Poetry brings me closer to myself – Ahmad Abdulsamad



In the third of series of interviews with winners of the PW second anniversary poetry contest, Salim Yunusa interviews Ahmad Abdulsamad, poet and Environmental activist.

Poetic Wednesdays recently celebrated its second year of founding. Can you tell us what impact being a member of this online poetry movement has made in your literary journey?

Wow! PW has really been an enabling platform for me to learn and develop as a poet, all thanks to its very colourful network of poetic minds. I am definitely not the poet I used to be before the PW experience. Some very dear poets I met on PW have unlocked a lot of my poetic ice walls and closed roads. So, it's really safe to say PoeticWednesdays has been a major influence in my evolution as a poet. I can't be thankful enough for that.
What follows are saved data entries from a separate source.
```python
_P = C.POINTER
_SIGNATURES = {
    "mmtta_last_error": (C.c_char_p, []),
    "mmtta_abi_version": (C.c_int, []),
    "mmtta_set_option": (C.c_int, [C.c_int, C.c_int]),
    "mmtta_intensity_scratch_bytes": (C.c_int64, [C.c_int]),
    "mmtta_intensity_normalize": (C.c_int, [_P(Tensor), _P(IntensityRule), _P(Tensor), C.c_void_p, C.c_void_p]),
    "mmtta_copy_strided": (C.c_int, [_P(Tensor), _P(Tensor), C.c_void_p]),
    "mmtta_conv_packed_bytes": (C.c_int64, [_P(ConvDesc)]),
    "mmtta_conv_pack_weights": (C.c_int, [_P(ConvDesc), C.c_void_p, C.c_void_p, C.c_void_p]),
    "mmtta_conv_pack_table_bytes": (C.c_int64, [C.c_int]),
    "mmtta_conv_pack_table_build": (C.c_int, [_P(PackItem), C.c_int, C.c_void_p, _P(C.c_int64)]),
    "mmtta_conv_pack_batched": (C.c_int, [C.c_void_p, C.c_int, C.c_int64, C.c_void_p]),
    "mmtta_conv_plan": (C.c_int, [_P(ConvDesc), _P(Tensor), _P(Tensor), _P(ConvPlan)]),
    "mmtta_conv_run": (C.c_int, [_P(ConvDesc), _P(Tensor), _P(NormOnLoad), C.c_void_p, C.c_void_p, _P(ConvEpilogue),
                                 _P(Tensor), C.c_int, C.c_void_p, C.c_void_p, C.c_int64, C.c_void_p]),
    "mmtta_conv_run_sets": (C.c_int, [_P(ConvDesc), _P(Tensor), _P(NormOnLoad), C.c_void_p, C.c_void_p, _P(ConvEpilogue),
                                      _P(Tensor), C.c_int, C.c_void_p, C.c_void_p, C.c_int64, _P(ParamSets), C.c_void_p]),
    "mmtta_conv_route": (C.c_int, [_P(ConvDesc), _P(Tensor), _P(NormOnLoad), _P(ConvEpilogue), _P(Tensor), C.c_int, C.c_void_p]),
    "mmtta_conv_stages_raw": (C.c_int, [_P(ConvDesc), _P(Tensor), _P(NormOnLoad), _P(ConvEpilogue), _P(Tensor), C.c_int, C.c_void_p]),
    "mmtta_conv_thin_lean": (C.c_int, [_P(ConvDesc), _P(Tensor), _P(NormOnLoad), _P(ConvEpilogue), _P(Tensor), C.c_int, C.c_void_p]),
    "mmtta_conv_head_loss_eligible": (C.c_int, [_P(ConvDesc), _P(Tensor), _P(NormOnLoad), _P(ConvEpilogue), _P(Tensor), _P(Tensor),
                                                C.c_int, C.c_int]),
    "mmtta_conv_head_loss_partials": (C.c_int64, [_P(ConvDesc), _P(Tensor), _P(Tensor)]),
    "mmtta_conv_head_loss_run_sets": (C.c_int, [_P(ConvDesc), _P(Tensor), _P(NormOnLoad), C.c_void_p, C.c_void_p, _P(ConvEpilogue),
                                                _P(Tensor), _P(Tensor), C.c_int, C.c_int, C.c_void_p, C.c_void_p, _P(ParamSets),
                                                C.c_void_p]),
    "mmtta_conv_wgrad_workspace_bytes": (C.c_int64, [_P(ConvDesc), _P(Tensor), _P(Tensor)]),
    "mmtta_conv_wgrad_workspace_bytes_sets": (C.c_int64, [_P(ConvDesc), _P(Tensor), _P(Tensor), _P(ParamSets)]),
    "mmtta_conv_wgrad_plan_sets": (C.c_int, [_P(ConvDesc), _P(Tensor), _P(Tensor), _P(ParamSets), _P(C.c_int32)]),
    "mmtta_conv_wgrad_sets": (C.c_int, [_P(ConvDesc), _P(Tensor), _P(NormOnLoad), _P(Tensor), C.c_void_p, C.c_void_p,
                                        C.c_int, C.c_void_p, C.c_int64, _P(ParamSets), C.c_void_p]),
    "mmtta_conv_wgrad_kernel": (C.c_int, [_P(ConvDesc), _P(Tensor), _P(Tensor)]),
    "mmtta_conv_wgrad_stages_raw": (C.c_int, [_P(ConvDesc), _P(Tensor), _P(NormOnLoad), _P(Tensor)]),
    "mmtta_conv_wgrad": (C.c_int, [_P(ConvDesc), _P(Tensor), _P(NormOnLoad), _P(Tensor), C.c_void_p, C.c_void_p,
                                   C.c_int, C.c_void_p, C.c_int64, C.c_void_p]),
    "mmtta_norm_stats_finalize": (C.c_int, [C.c_int, C.c_int, C.c_void_p, C.c_int, C.c_int, C.c_int, C.c_int64,
                                            C.c_float, C.c_int, C.c_void_p, C.c_void_p, C.c_float, C.c_void_p,
                                            C.c_void_p, C.c_void_p, C.c_void_p, C.c_void_p, C.c_void_p, C.c_void_p,
                                            C.c_void_p]),
    "mmtta_norm_stats_finalize_sets": (C.c_int, [C.c_int, C.c_int, C.c_void_p, C.c_int, C.c_int, C.c_int, C.c_int64,
                                                 C.c_float, C.c_int, C.c_void_p, C.c_void_p, C.c_float, C.c_void_p,
                                                 C.c_void_p, C.c_void_p, C.c_void_p, C.c_void_p, C.c_void_p, C.c_void_p,
                                                 C.c_void_p, C.c_void_p, _P(NormSets), C.c_void_p]),
    "mmtta_reduce_rows_per_n": (C.c_int, [_P(Tensor)]),
    "mmtta_channel_stats": (C.c_int, [_P(Tensor), C.c_void_p, C.c_void_p]),
    "mmtta_combine": (C.c_int, [_P(Tensor), _P(NormOnLoad), _P(Tensor), _P(NormOnLoad), _P(Tensor), C.c_void_p]),
    "mmtta_norm_bwd_reduce": (C.c_int, [_P(Tensor), _P(Tensor), _P(NormOnLoad), C.c_void_p, C.c_void_p]),
    "mmtta_norm_bwd_finalize": (C.c_int, [C.c_int, C.c_int, C.c_void_p, C.c_int, C.c_int, C.c_int, C.c_int64,
                                          C.c_void_p, C.c_int, C.c_void_p, C.c_void_p, C.c_void_p, C.c_void_p,
                                          C.c_int, C.c_void_p, C.c_void_p]),
    "mmtta_norm_bwd_finalize_sets": (C.c_int, [C.c_int, C.c_int, C.c_void_p, C.c_int, C.c_int, C.c_int, C.c_int64,
                                               C.c_void_p, C.c_int, C.c_void_p, C.c_void_p, C.c_void_p, C.c_void_p,
# ... 128 lines not shown
        return _lib
    if not os.path.exists(LIB_PATH):
        raise MmttaError(
            f"{LIB_PATH} is missing: build it with `python -m multimodal_tta_amd.build` (hipcc, gfx950). "
            "There is no CPU or PyTorch fallback for the adaptation path."
        )
    lib = C.CDLL(LIB_PATH)
    for name, (res, args) in _SIGNATURES.items():
        fn = getattr(lib, name)
        fn.restype = res
        fn.argtypes = args
    if lib.mmtta_abi_version() != 2:
        raise MmttaError("libmmtta.so ABI version mismatch")
    if os.environ.get("MMTTA_NO_PIPE", "0") == "1":
        lib.mmtta_set_option(6, 0)
    if os.environ.get("MMTTA_NO_EPIVEC", "0") == "1":
        lib.mmtta_set_option(9, 0)
    if "MMTTA_WGVEC" in os.environ:
        lib.mmtta_set_option(11, int(os.environ["MMTTA_WGVEC"]))
    if "MMTTA_THINMFMA" in os.environ:
        lib.mmtta_set_option(13, int(os.environ["MMTTA_THINMFMA"]))
    if "MMTTA_CLSFUSE" in os.environ:
        lib.mmtta_set_option(12, int(os.environ["MMTTA_CLSFUSE"]))
    if "MMTTA_LEAN" in os.environ:
        lib.mmtta_set_option(10, int(os.environ["MMTTA_LEAN"]))
    if "MMTTA_RAWSTAGE" in os.environ:
        lib.mmtta_set_option(16, int(os.environ["MMTTA_RAWSTAGE"]))
    if "MMTTA_HEADLOSS" in os.environ:
        lib.mmtta_set_option(17, int(os.environ["MMTTA_HEADLOSS"]))
    if "MMTTA_THINLEAN" in os.environ:
        lib.mmtta_set_option(18, int(os.environ["MMTTA_THINLEAN"]))
    if "MMTTA_EPIUPDATE" in os.environ:
        lib.mmtta_set_option(19, int(os.environ["MMTTA_EPIUPDATE"]))
    _lib = lib
    return lib


def exported_names() -> Sequence[str]:
    return list(_SIGNATURES)


def check(status: int, what: str = "") -> None:
    if status != 0:
        msg = load().mmtta_last_error().decode("utf-8", "replace")
        raise MmttaError(f"{what or 'libmmtta'} failed with status {status}: {msg}")


def stream_ptr() -> int:
    return int(torch.cuda.current_stream().cuda_stream)


def ptr(t: Optional[torch.Tensor]) -> Optional[int]:
    return None if t is None else int(t.data_ptr())


TENSOR_OWNS_PAD = 1


def desc_cl(t: torch.Tensor) -> Tensor:
    if t.dim() != 5 or t.dtype not in (torch.float32, torch.bfloat16) or not t.is_cuda:
        raise MmttaError(f"expected a CUDA float32 / bfloat16 [N,D,H,W,C] view, got {tuple(t.shape)} {t.dtype} {t.device}")
    n, d, h, w, c = t.shape
    sn, sd, sh, sw, sc = t.stride()
    if sc != 1 and c != 1:
        raise MmttaError("activation views must have unit stride along C")
    flags = TENSOR_OWNS_PAD if getattr(t, "_mmtta_owns_pad", False) else 0
# ... 20 lines not shown
```

multimodal_tta_amd/csrc/api.hip:

```cpp
#include "common.h"
#include <string.h>

namespace mmtta {
static thread_local char g_err[512] = "";
void set_error(const char* fmt, ...) {
  va_list ap;
  va_start(ap, fmt);
  vsnprintf(g_err, sizeof(g_err), fmt, ap);
  va_end(ap);
}
int g_profile_main_only = 0;
int g_igemm_pipeline = 1;
int g_epilogue_vec = 1;
int g_igemm_lean = 1;
int g_igemm_reuse = 1;
int g_cls_fused_min = 128;
int g_thin_mfma = 2;
int g_wgrad_vec = 1;
int g_lame_tiled = 1;
int g_raw_staging = 3;
int g_head_loss_pair = 3;
int g_thin_lean = 3;
int g_wgrad_epilogue_update = 1;
int g_tune[4] = {96, 128, 128, 256};
}

extern "C" int mmtta_set_option(int key, int value) {
  if (key == MMTTA_OPT_PROFILE_MAIN_KERNEL_ONLY) {
    const int prev = mmtta::g_profile_main_only;
    mmtta::g_profile_main_only = value;
    return prev;
  }
  if (key == MMTTA_OPT_WGRAD_VECTOR_STAGING) {
    const int prev = mmtta::g_wgrad_vec;
    mmtta::g_wgrad_vec = value ? 1 : 0;
    return prev;
  }
  if (key == MMTTA_OPT_THIN_MFMA) {
    const int prev = mmtta::g_thin_mfma;
    mmtta::g_thin_mfma = value < 0 ? 0 : (value > 3 ? 3 : value);
    return prev;
  }
  if (key == MMTTA_OPT_CLASS_FUSED_MIN_WORKGROUPS) {
    const int prev = mmtta::g_cls_fused_min;
    mmtta::g_cls_fused_min = value < 0 ? 0 : value;
    return prev;
  }
  if (key == MMTTA_OPT_IGEMM_LEAN) {
    const int prev = mmtta::g_igemm_lean;
    mmtta::g_igemm_lean = value ? 1 : 0;
    return prev;
  }
  if (key == MMTTA_OPT_IGEMM_FRAGMENT_REUSE) {
    const int prev = mmtta::g_igemm_reuse;
    mmtta::g_igemm_reuse = value ? 1 : 0;
    return prev;
  }
  if (key == MMTTA_OPT_EPILOGUE_VEC16) {
    const int prev = mmtta::g_epilogue_vec;
    mmtta::g_epilogue_vec = value ? 1 : 0;
    return prev;
  }
  if (key == MMTTA_OPT_LAME_TILED) {
    const int prev = mmtta::g_lame_tiled;
    mmtta::g_lame_tiled = value ? 1 : 0;
    return prev;
  }
  if (key == MMTTA_OPT_RAW_STAGING) {
    const int prev = mmtta::g_raw_staging;
    mmtta::g_raw_staging = value & 3;
    return prev;
  }
  if (key == MMTTA_OPT_HEAD_LOSS_PAIR) {
    const int prev = mmtta::g_head_loss_pair;
    mmtta::g_head_loss_pair = value & 3;
    return prev;
  }
  if (key == MMTTA_OPT_THIN_LEAN) {
    const int prev = mmtta::g_thin_lean;
    mmtta::g_thin_lean = value & 3;
    return prev;
  }
  if (key == MMTTA_OPT_WGRAD_EPILOGUE_UPDATE) {
    const int prev = mmtta::g_wgrad_epilogue_update;
    mmtta::g_wgrad_epilogue_update = value ? 1 : 0;
    return prev;
  }
  if (key == MMTTA_OPT_IGEMM_PIPELINE) {
    const int prev = mmtta::g_igemm_pipeline;
    mmtta::g_igemm_pipeline = value ? 1 : 0;
    return prev;
  }
  if (key >= MMTTA_OPT_SPLITK_BELOW && key <= MMTTA_OPT_WGRAD_THIN_SLABS) {
    if (value < 1) return MMTTA_ERR_INVALID;
    const int prev = mmtta::g_tune[key - MMTTA_OPT_SPLITK_BELOW];
    mmtta::g_tune[key - MMTTA_OPT_SPLITK_BELOW] = value;
    return prev;
  }
  return MMTTA_ERR_INVALID;
}

extern "C" const char* mmtta_last_error(void) { return mmtta::g_err; }
extern "C" int mmtta_abi_version(void) { return MMTTA_ABI_VERSION; }
```

multimodal_tta_amd/csrc/common.h:

```cpp
#pragma once
#include <hip/hip_runtime.h>
#include <type_traits>
#include <stdint.h>
#include <stdio.h>
#include <stdarg.h>
#include "../../include/mmtta.h"

namespace mmtta {

constexpr int WAVE = 64;

void set_error(const char* fmt, ...);

#define MMTTA_CHECK(cond, code, ...)      \
  do {                                    \
    if (!(cond)) {                        \
      ::mmtta::set_error(__VA_ARGS__);    \
      return (code);                      \
    }                                     \
  } while (0)

inline int launch_status(const char* what) {
  hipError_t e = hipGetLastError();
  if (e != hipSuccess) {
    set_error("%s: %s", what, hipGetErrorString(e));
    return MMTTA_ERR_LAUNCH;
  }
  return MMTTA_OK;
}

extern int g_profile_main_only;
extern int g_igemm_pipeline;
extern int g_wgrad_vec;
extern int g_igemm_lean;
extern int g_igemm_reuse;
extern int g_cls_fused_min;
extern int g_lame_tiled;
extern int g_thin_mfma;
extern int g_epilogue_vec;
extern int g_raw_staging;
extern int g_head_loss_pair;
extern int g_thin_lean;
extern int g_wgrad_epilogue_update;
extern int g_tune[4];
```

What can you say about online Literary Movements and the impacts they make?

They are really doing great. Until recently, poetry has largely been regarded as a grotesque, banal and uninteresting art, meant only for a rare few in the classrooms and the libraries. But thanks to the online literary movement's exploitation of the social media surge, poetry has been able to do what it does best - reinvent itself. Many people now find it as appealing as or even more appealing than other forms of art. It is no small achievement that youths, young teens and even adolescents are now positively embracing poetry; garnering positive energies and cognitive mastery from it, and even going as far as trying to instill their own ideas of self and societal change with it. Their efforts have also helped in creating awareness and bringing problems closer to their solutions. At this rate, poetry will again become the reckoning force it used to be in morphing human civilizations. So, a very big kudos to these movements and their masterminds.

You are a winner of the recently concluded PW 2nd anniversary poetry competition co-sponsored by The Arts Muse Fair.  How do you describe that moment?

It was really a happy one. To be regarded as a poet alone is humbling, so it will always be a thing of joy and honor to win anything that has to do with poetry. Also, huge thanks to The Arts-Muse Fair for supporting movements such as the PW.

What purpose does poetry serve for you and what's your idea of an ideal poem?

Essentially, Poetry brings me closer to myself and to the universe, I am able to truly evaluate and introspect both when I write, and so most of my writings are just a reflection of these. Then I really love the euphoria of that creativeness and flow that just takes you over while at it. I am a human who's mostly on the "energy saving mode", both the mental, the physical and the emotional energy, so my ideal kind of poem is the one that provokes me with its OWN energy, irresistibly jumping me to life, You know... coursing its electric ripples through the still lakes of my soul. That's an ideal poem for me.

Can you take us through a social issue you're very passionate about and what you think can be done about it?

It has to be our poor attitudes to the natural environment. Our social patterns of thoughts and actions have really harmed the planet. The earth is 4,5 Billion years old, mankind is only about 140,000 years old. If you condense the earth's lifespan into 24 hours, then humans have only been here for 3 seconds!
Yet look what we have done to the planet! We have changed the climate, drove animals we met here to extinction, poisoned the air, the oceans and the soil, melted glaciers and destroyed beaches. We now have stronger floods, stronger storms, hotter radiations, warmer air, brief winters and irregular rain patterns. Our water bodies are drying up, the Lake Chad is a heartbreaking example of that. Deserts are getting drier and forests are fast becoming bare lands. We are destroying the earth, the only place that tolerates life in the entire Universe, so much that we are already searching for new homes in mars and the moon - in just 3 seconds of our existence here.

The Good news is that the impending cataclysms that await the future generations can be pacified, if we change our attitudes to nature. We should endeavour to plant more trees as a replacement for the ones we remove, landscape our cities and homes with greeneries, reduce our emission levels, switch to alternative energy sources away from fossil energy, protect natural ecosystems and wildlife, handle wastes responsibly and engage sustainable agriculture. Many UN policies are driving towards solving these problems. It can also begin with you. We did the damage, so it's only fair that we fix it.

What advice do you have for budding writers?

The advice is to read and be yourself - don't write for acceptance. Many budding writers may find the advice too simplistic and ordinary, but there's no other advice that holds water if one truly aspires to become a writer - or anything at all. Read everything that dares to cross your vision, from signposts, to plate numbers, to product sachets to emblems. Just read - randomly and deliberately. You simply can't give what you don't have, and the only way to give content is to have content. The only way to contain anything meaningful is to read - voraciously.